_INFORMATION SHOWN:_

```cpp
extern "C" int vc_scan_file_range(const char *path, int k, int block_bases, int n_threads, uint64_t piece_bytes,
                                  uint64_t begin, uint64_t end, vc_file_stats *st, vc_range_info *ri,
                                  uint8_t *seq_out, size_t seq_cap, uint32_t *lens_out, size_t lens_cap)
{
	if (!path || !st || !ri || n_threads < 1 || piece_bytes < 2 || end <= begin) return VC_EINVAL;
	vc_file_stats local = {0, 0, 0, 0.0};
	*ri = vc_range_info{UINT64_MAX, UINT64_MAX, 0, 0, 1};
	const double t0 = mono_now();
	struct stat sb;
	if (stat(path, &sb) != 0) return VC_EIO;
	const int fd = S_ISREG(sb.st_mode) ? open(path, O_RDONLY) : -1;
	if (S_ISREG(sb.st_mode) && fd < 0) return VC_EIO;
	uint8_t magic[2] = {0, 0};
	const bool reg = fd >= 0 && fstat(fd, &sb) == 0 && S_ISREG(sb.st_mode);
	if (!reg || (pread_full(fd, magic, 2, 0) == 2 && magic[0] == 0x1f && magic[1] == 0x8b)) {
		if (fd >= 0) close(fd);
		int rc = VC_OK;
		if (begin == 0) {
			rc = vc_scan_file_parallel(path, k, block_bases, n_threads, piece_bytes, &local, seq_out, seq_cap,
			                           lens_out, lens_cap);
			if (rc == VC_OK) *ri = vc_range_info{0, UINT64_MAX, 0, 1, 1};
		}
		local.seconds = mono_now() - t0;
		*st = local;
		return rc;
	}
	const int slots = n_threads < 2 ? n_threads + 2 : 2 * n_threads;
	HostSink sink(slots, piece_bytes, seq_out, seq_cap, lens_out, lens_cap);
	VcTextRange R;
	R.begin = begin;
	R.end = end;
	const int rc = vc_ingest_plain(fd, (uint64_t)sb.st_size, k, block_bases, n_threads, slots, piece_bytes, sink,
	                               local, &R);
	close(fd);
	*ri = vc_range_info{R.first, R.next, R.errs, R.stopped ? 1u : 0u, 0u};
	local.seconds = mono_now() - t0;
	*st = local;
	return rc;
}

static int scan_gz_share_g(VcGzParallel *g, int fmt, int k, int first_share, const uint8_t *window, uint64_t text_len,
                           int block_bases, int parsers, vc_file_stats &local, vc_range_info *ri,
                           vc_gz_share_crc *crc, uint8_t *seq_out, size_t seq_cap, uint32_t *lens_out,
                           size_t lens_cap)
{
	const uint64_t piece = vc_ingest_piece((uint64_t)16 << 20);
	HostSink sink(parsers + 2, piece, seq_out, seq_cap, lens_out, lens_cap);
	const size_t np = first_share ? 0 : 1;
	VcTextRange R;
	R.begin = np;
	R.end = np + text_len;
	R.format = fmt;
	const int rc = vc_ingest_gzip_share(g, first_share ? nullptr : window + 32767, np, k, block_bases, parsers,
	                                    parsers + 2, piece, (uint64_t)(parsers + 4) * piece * 2, sink, local, &R);
	VcGzShareCrc c;
	vc_gzp_share_crc(g, &c);
	vc_gzp_close(g);
	*ri = vc_range_info{R.first == UINT64_MAX ? UINT64_MAX : R.first - np,
	                    R.next == UINT64_MAX ? UINT64_MAX : R.next - np - text_len, R.errs, R.stopped ? 1u : 0u, 0u};
	*crc = vc_gz_share_crc{c.events, c.head_crc, c.head_len, c.head_expect_crc, c.head_expect_isize, c.tail_crc,
	                       c.tail_len, c.crc_error, c.complete};
	return rc;
}

extern "C" int vc_scan_gz_share(const char *path, int k, int first_share, uint64_t start_bit, const uint8_t *window,
                                uint64_t text_len, int block_bases, int n_threads, vc_file_stats *st,
                                vc_range_info *ri, vc_gz_share_crc *crc, uint8_t *seq_out, size_t seq_cap,
                                uint32_t *lens_out, size_t lens_cap)
{
	if (!path || !st || !ri || !crc || n_threads < 1 || text_len == 0 || (!first_share && !window)) return VC_EINVAL;
	vc_file_stats local = {0, 0, 0, 0.0};
	*ri = vc_range_info{UINT64_MAX, UINT64_MAX, 0, 0, 0};
	memset(crc, 0, sizeof *crc);
	const double t0 = mono_now();
	const int fmt = vc_gz_text_format(path);
	if (fmt < 0) return VC_EINVAL;
	VcGzParallel *g = vc_gzp_open_share(path, vc_gz_inflate_threads(n_threads), vc_gz_chunk(), first_share != 0,
	                                    start_bit, window, text_len);
	if (!g) return VC_EIO;
	const int rc = scan_gz_share_g(g, fmt, k, first_share, window, text_len, block_bases,
	                               vc_gz_parse_threads(n_threads), local, ri, crc, seq_out, seq_cap, lens_out,
	                               lens_cap);
	local.seconds = mono_now() - t0;
	*st = local;
	return rc;
}

extern "C" int vc_scan_gz_share_held(vc_gz_share *h, int k, int first_share, const uint8_t *window, uint64_t text_len,
                                     int block_bases, int n_threads, vc_file_stats *st, vc_range_info *ri,
                                     vc_gz_share_crc *crc, uint8_t *seq_out, size_t seq_cap, uint32_t *lens_out,
                                     size_t lens_cap)
{
	if (!h || !h->g || !st || !ri || !crc || n_threads < 1 || text_len == 0 || (!first_share && !window))
		return VC_EINVAL;
	vc_file_stats local = {0, 0, 0, 0.0};
	*ri = vc_range_info{UINT64_MAX, UINT64_MAX, 0, 0, 0};
	memset(crc, 0, sizeof *crc);
	const double t0 = mono_now();
	if (h->format < 0) return VC_EINVAL;
	VcGzParallel *g = h->g;
	h->g = nullptr;
	if (!vc_gzp_resume_share(g, first_share ? nullptr : window, text_len)) {
		vc_gzp_close(g);
		return VC_EINVAL;
	}
	const int rc = scan_gz_share_g(g, h->format, k, first_share, window, text_len, block_bases,
	                               vc_gz_held_parse_threads(n_threads), local, ri, crc, seq_out, seq_cap, lens_out,
	                               lens_cap);
	local.seconds = mono_now() - t0;
	*st = local;
	return rc;
}

extern "C" uint64_t vc_ingest_profile(double *prof)
{
	const VcIngestProfile &L = vc_ingest_last;
	if (prof) {
		prof[0] = L.total;
		prof[1] = L.main_wait;
		prof[2] = L.submit;
		prof[3] = L.reparse;
		prof[4] = L.parse;
		prof[5] = L.slot_wait;
		prof[6] = L.acquire;
	}
	return L.pieces;
}

extern "C" uint64_t vc_ingest_profile_ex(double *prof, int n)
{
	const VcIngestProfile &L = vc_ingest_last;
	const double v[VC_INGEST_PROFILE_FIELDS] = {
		L.total, L.main_wait, L.submit, L.reparse, L.parse, L.slot_wait, L.acquire, L.read_s,
		(double)L.read_bytes, L.copy_s, (double)L.copy_bytes, L.guess_s, L.worker_cpu, L.worker_wall,
		L.main_cpu, (double)L.threads, (double)L.copy_mode};
	for (int i = 0; prof && i < n && i < VC_INGEST_PROFILE_FIELDS; ++i) prof[i] = v[i];
	return L.pieces;
}
```

### kmer-cnt_amd/csrc/vafc_ingest.h

```cpp
#ifndef VAFC_INGEST_H
#define VAFC_INGEST_H

#include <stddef.h>
#include <stdint.h>
#include <stdlib.h>

#include "vafc.h"
#include "vafc_fastq.h"

template <class Sink>
inline int vc_block_loop(VcFastqReader &rd, int k, int block_bases, Sink &&sink, vc_file_stats &st)
{
	int empty = 0, rc = VC_OK;
	while (empty < 3 && rc == VC_OK) {
		int64_t sum = 0;
		int ret;
		while ((ret = rd.next()) >= 0) {
			if (ret < k) continue;
			if ((rc = sink(rd.seq(), (size_t)ret)) != VC_OK) break;
			sum += ret;
			st.bases += (uint64_t)ret;
			st.seqs += 1;
			if (sum >= block_bases) break;
		}
		if (sum == 0) ++empty;
		else ++st.blocks;
	}
	return rc;
}
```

_TASK DETAILS:_ Each line above where the word "path" occurs should be returned in full.

_TASK RESPONSE:_
extern "C" int vc_scan_file_range(const char *path, int k, int block_bases, int n_threads, uint64_t piece_bytes,
	if (!path || !st || !ri || n_threads < 1 || piece_bytes < 2 || end <= begin) return VC_EINVAL;
	if (stat(path, &sb) != 0) return VC_EIO;
	const int fd = S_ISREG(sb.st_mode) ? open(path, O_RDONLY) : -1;
			rc = vc_scan_file_parallel(path, k, block_bases, n_threads, piece_bytes, &local, seq_out, seq_cap,
extern "C" int vc_scan_gz_share(const char *path, int k, int first_share, uint64_t start_bit, const uint8_t *window,
	if (!path || !st || !ri || !crc || n_threads < 1 || text_len == 0 || (!first_share && !window)) return VC_EINVAL;
	const int fmt = vc_gz_text_format(path);
	VcGzParallel *g = vc_gzp_open_share(path, vc_gz_inflate_threads(n_threads), vc_gz_chunk(), first_share != 0,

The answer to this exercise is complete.